### Exercise aim
Lines in the data below that contain the word "upper" are to be copied.

### Data extracts
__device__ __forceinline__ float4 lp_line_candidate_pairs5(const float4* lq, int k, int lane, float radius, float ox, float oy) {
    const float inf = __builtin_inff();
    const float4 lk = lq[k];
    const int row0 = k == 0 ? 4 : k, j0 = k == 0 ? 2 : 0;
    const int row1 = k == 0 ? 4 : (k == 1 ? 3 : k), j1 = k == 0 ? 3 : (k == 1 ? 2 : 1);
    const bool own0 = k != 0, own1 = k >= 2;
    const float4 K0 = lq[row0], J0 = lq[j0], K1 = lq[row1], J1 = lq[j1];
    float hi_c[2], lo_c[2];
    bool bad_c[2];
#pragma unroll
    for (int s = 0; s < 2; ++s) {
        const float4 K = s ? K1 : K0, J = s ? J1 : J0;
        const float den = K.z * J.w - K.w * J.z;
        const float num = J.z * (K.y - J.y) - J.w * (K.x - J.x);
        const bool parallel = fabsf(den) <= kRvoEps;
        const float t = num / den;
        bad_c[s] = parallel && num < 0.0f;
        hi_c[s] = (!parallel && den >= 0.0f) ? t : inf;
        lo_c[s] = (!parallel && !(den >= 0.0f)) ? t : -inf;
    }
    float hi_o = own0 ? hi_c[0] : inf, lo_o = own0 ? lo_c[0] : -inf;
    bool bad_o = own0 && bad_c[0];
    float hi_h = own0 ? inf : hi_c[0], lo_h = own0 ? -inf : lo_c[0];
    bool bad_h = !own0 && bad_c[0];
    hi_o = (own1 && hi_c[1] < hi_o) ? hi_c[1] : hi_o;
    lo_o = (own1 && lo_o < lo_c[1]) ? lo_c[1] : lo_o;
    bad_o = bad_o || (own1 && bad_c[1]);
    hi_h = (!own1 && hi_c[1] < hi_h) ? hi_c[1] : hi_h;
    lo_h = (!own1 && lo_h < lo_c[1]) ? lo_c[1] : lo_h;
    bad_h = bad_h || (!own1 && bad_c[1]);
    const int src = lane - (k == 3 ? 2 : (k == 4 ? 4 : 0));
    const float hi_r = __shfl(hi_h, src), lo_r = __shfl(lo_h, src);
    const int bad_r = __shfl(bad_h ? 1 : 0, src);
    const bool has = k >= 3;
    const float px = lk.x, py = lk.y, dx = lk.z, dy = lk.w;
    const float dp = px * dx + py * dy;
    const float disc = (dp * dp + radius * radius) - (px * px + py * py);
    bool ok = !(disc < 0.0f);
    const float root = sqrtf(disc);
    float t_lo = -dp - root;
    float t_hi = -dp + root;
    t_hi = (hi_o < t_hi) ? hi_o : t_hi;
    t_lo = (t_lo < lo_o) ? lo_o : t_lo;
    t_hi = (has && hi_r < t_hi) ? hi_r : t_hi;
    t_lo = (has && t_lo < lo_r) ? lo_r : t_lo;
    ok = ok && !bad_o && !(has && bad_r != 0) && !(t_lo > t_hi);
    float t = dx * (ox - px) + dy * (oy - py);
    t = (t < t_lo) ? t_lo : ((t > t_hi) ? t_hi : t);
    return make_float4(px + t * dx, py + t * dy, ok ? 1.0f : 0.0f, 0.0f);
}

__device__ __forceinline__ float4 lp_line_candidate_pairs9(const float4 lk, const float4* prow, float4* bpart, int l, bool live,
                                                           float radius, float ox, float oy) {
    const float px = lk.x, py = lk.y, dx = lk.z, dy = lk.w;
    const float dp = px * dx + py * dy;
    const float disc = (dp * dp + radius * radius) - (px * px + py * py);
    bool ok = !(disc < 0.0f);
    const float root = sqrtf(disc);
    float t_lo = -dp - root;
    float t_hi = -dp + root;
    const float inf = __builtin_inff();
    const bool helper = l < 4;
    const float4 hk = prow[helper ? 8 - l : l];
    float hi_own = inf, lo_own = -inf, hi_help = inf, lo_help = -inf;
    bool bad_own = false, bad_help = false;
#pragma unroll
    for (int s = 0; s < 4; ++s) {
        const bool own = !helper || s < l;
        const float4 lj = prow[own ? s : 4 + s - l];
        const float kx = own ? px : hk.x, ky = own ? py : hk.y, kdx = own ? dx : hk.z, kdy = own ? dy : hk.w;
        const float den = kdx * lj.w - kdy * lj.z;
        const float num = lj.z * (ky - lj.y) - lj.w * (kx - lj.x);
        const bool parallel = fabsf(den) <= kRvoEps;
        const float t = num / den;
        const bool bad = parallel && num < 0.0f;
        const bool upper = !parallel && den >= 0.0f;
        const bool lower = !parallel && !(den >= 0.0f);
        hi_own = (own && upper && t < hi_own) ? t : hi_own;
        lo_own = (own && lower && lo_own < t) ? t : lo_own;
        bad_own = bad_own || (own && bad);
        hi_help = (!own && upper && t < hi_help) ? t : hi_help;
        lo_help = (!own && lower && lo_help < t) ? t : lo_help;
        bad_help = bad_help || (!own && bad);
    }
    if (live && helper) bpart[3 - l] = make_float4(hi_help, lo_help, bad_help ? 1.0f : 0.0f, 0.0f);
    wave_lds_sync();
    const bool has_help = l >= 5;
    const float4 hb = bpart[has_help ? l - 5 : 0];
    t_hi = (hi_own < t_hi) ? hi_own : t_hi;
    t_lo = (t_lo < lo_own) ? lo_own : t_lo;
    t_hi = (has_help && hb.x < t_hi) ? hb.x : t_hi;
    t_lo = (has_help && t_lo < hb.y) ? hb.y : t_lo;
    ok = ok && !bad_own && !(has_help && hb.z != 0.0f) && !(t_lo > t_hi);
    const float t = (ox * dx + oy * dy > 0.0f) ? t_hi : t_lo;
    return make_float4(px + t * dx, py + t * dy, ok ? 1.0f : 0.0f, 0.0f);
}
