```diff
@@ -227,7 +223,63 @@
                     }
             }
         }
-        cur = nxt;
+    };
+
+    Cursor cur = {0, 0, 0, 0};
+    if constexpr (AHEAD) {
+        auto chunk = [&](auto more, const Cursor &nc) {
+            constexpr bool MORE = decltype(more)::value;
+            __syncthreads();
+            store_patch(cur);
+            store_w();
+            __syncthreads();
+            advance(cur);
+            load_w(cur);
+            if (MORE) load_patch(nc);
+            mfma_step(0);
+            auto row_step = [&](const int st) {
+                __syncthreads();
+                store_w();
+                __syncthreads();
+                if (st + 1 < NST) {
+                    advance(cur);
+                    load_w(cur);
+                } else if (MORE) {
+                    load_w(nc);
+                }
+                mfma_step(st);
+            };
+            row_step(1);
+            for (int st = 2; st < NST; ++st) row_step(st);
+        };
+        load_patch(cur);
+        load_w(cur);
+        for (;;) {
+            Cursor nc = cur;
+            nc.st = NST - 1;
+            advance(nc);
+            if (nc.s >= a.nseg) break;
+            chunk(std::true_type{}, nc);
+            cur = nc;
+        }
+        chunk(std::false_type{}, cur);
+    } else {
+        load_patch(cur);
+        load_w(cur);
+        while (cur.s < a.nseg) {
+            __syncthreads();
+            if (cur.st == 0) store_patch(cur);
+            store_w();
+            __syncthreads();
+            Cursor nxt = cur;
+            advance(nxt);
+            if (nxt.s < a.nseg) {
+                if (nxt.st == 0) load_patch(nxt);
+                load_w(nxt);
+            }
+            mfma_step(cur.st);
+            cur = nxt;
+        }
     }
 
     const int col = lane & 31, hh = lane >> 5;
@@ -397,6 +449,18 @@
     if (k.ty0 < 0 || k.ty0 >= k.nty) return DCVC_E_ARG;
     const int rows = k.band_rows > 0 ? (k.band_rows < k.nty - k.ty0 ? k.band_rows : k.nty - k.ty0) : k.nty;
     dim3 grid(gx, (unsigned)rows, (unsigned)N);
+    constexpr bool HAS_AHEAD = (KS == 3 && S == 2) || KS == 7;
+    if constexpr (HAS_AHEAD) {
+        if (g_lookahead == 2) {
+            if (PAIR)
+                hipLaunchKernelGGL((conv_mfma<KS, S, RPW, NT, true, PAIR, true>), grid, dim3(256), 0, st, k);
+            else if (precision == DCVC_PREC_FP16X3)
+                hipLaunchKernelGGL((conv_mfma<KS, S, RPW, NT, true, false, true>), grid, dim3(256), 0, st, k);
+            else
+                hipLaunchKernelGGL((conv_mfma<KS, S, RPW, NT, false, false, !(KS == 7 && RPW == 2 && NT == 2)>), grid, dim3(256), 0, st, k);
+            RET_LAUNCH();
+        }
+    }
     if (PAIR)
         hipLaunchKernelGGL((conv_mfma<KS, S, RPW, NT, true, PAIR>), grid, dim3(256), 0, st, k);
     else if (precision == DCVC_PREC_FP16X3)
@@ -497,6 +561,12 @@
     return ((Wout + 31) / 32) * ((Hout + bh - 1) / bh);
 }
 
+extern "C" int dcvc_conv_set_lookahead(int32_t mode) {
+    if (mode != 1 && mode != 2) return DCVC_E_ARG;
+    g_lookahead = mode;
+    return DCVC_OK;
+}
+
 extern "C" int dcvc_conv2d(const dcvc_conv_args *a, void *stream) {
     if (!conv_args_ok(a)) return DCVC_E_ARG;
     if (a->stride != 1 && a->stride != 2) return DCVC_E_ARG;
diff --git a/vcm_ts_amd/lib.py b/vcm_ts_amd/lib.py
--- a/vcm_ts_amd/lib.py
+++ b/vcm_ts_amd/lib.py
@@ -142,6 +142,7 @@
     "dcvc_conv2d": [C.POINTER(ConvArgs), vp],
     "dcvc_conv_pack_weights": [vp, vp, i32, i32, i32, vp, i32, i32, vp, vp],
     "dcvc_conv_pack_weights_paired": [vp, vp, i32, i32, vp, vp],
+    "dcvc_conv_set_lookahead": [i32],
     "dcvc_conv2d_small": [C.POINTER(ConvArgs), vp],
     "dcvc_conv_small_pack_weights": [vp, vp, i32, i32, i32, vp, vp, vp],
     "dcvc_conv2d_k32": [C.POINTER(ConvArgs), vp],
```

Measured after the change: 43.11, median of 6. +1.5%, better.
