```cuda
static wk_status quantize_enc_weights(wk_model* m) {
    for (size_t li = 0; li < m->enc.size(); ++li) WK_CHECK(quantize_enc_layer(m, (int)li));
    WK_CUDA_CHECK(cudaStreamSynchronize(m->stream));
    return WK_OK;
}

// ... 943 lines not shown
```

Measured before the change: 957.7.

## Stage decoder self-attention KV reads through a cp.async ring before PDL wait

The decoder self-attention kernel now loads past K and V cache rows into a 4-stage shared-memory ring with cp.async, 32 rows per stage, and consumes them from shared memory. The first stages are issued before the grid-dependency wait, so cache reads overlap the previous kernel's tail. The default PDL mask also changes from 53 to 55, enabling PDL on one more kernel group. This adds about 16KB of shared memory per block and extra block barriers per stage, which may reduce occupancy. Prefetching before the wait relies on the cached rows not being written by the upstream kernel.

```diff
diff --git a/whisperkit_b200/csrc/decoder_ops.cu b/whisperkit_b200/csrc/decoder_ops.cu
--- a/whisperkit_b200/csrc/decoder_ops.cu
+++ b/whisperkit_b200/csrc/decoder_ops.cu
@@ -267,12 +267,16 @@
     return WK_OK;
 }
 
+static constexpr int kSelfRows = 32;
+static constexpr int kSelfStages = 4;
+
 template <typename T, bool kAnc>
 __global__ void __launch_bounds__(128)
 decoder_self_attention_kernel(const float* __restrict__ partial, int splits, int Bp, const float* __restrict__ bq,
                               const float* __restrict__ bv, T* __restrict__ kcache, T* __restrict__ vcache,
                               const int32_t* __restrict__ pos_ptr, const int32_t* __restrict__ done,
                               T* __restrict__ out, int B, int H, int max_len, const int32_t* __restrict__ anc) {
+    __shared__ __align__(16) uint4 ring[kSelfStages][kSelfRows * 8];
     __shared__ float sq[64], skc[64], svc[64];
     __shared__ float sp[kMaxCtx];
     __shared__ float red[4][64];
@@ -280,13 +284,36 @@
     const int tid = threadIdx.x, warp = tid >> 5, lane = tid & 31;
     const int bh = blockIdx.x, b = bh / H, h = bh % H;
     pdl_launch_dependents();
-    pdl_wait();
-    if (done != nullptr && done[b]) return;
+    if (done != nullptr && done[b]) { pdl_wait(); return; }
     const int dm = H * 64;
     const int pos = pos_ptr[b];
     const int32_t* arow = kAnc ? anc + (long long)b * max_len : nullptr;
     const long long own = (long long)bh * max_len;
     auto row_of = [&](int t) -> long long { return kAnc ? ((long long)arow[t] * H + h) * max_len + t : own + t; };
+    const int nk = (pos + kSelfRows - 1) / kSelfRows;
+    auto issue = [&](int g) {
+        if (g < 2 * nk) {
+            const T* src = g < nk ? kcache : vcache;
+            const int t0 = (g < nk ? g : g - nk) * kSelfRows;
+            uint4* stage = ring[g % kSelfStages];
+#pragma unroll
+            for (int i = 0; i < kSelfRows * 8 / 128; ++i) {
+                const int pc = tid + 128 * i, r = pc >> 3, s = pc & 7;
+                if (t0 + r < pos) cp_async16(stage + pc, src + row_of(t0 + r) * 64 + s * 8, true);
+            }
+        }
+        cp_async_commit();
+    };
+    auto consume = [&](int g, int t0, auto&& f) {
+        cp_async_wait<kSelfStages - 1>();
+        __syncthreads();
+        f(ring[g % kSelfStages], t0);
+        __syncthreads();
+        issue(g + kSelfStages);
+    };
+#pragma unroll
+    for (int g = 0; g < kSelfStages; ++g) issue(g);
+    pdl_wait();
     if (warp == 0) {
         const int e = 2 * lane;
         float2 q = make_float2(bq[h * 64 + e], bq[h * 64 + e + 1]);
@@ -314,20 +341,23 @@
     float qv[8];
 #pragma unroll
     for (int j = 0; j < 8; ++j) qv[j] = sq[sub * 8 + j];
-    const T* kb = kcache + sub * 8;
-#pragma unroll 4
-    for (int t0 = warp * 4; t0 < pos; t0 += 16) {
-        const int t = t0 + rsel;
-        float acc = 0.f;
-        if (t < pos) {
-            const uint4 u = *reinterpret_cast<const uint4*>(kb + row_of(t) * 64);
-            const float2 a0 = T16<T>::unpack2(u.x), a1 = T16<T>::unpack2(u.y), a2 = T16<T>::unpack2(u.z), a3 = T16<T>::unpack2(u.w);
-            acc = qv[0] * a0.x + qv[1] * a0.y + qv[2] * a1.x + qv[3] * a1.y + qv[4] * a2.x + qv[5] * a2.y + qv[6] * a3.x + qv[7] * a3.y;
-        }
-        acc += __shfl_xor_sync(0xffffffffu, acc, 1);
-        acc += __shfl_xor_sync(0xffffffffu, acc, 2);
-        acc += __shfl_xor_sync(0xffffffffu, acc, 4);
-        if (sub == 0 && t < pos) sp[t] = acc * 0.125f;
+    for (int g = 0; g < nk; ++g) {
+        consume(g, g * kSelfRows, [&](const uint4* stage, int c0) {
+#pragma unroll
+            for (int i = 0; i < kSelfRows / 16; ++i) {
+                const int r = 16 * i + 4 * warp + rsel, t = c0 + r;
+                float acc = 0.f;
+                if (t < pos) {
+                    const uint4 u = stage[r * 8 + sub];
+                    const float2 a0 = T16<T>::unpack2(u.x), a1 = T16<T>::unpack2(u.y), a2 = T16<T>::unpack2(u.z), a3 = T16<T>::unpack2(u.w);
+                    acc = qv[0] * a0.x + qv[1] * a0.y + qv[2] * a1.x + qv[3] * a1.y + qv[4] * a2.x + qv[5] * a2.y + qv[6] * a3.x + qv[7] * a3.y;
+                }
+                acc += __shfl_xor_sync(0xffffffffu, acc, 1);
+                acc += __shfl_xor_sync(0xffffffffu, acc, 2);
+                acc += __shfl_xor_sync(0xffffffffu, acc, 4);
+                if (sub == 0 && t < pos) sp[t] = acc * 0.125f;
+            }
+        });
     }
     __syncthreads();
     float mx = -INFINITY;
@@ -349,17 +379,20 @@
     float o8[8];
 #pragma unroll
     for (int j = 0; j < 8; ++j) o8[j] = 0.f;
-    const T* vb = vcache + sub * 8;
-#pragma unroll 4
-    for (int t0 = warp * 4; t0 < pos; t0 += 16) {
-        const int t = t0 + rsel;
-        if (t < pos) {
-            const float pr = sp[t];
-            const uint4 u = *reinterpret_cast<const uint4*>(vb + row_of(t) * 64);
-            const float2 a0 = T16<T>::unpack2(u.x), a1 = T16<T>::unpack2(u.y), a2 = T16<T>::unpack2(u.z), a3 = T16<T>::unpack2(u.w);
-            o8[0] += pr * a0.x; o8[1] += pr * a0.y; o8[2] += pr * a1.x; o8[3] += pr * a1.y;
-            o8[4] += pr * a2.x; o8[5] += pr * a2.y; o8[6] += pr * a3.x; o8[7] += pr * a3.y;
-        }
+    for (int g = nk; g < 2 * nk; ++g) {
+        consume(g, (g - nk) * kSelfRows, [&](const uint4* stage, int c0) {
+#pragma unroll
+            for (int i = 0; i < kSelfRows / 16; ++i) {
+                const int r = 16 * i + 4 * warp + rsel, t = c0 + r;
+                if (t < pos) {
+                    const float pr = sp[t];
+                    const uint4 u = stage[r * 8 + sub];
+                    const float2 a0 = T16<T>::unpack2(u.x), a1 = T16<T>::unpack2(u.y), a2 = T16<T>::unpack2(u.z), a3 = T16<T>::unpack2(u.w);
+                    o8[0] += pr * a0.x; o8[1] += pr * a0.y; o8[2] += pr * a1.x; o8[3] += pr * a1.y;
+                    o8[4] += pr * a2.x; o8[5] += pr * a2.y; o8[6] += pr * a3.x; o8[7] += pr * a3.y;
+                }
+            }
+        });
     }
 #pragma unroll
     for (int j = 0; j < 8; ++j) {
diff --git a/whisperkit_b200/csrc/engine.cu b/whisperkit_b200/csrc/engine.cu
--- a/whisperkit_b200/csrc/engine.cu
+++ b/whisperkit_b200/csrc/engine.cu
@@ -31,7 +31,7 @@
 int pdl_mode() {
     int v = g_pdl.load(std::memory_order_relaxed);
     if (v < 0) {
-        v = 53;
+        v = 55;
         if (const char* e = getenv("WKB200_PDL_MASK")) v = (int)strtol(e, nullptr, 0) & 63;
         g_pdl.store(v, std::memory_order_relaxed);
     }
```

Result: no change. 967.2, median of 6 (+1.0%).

### The completed task
        const bool upper = !parallel && den >= 0.0f;
        hi_own = (own && upper && t < hi_own) ? t : hi_own;
        hi_help = (!own && upper && t < hi_help) ? t : hi_help;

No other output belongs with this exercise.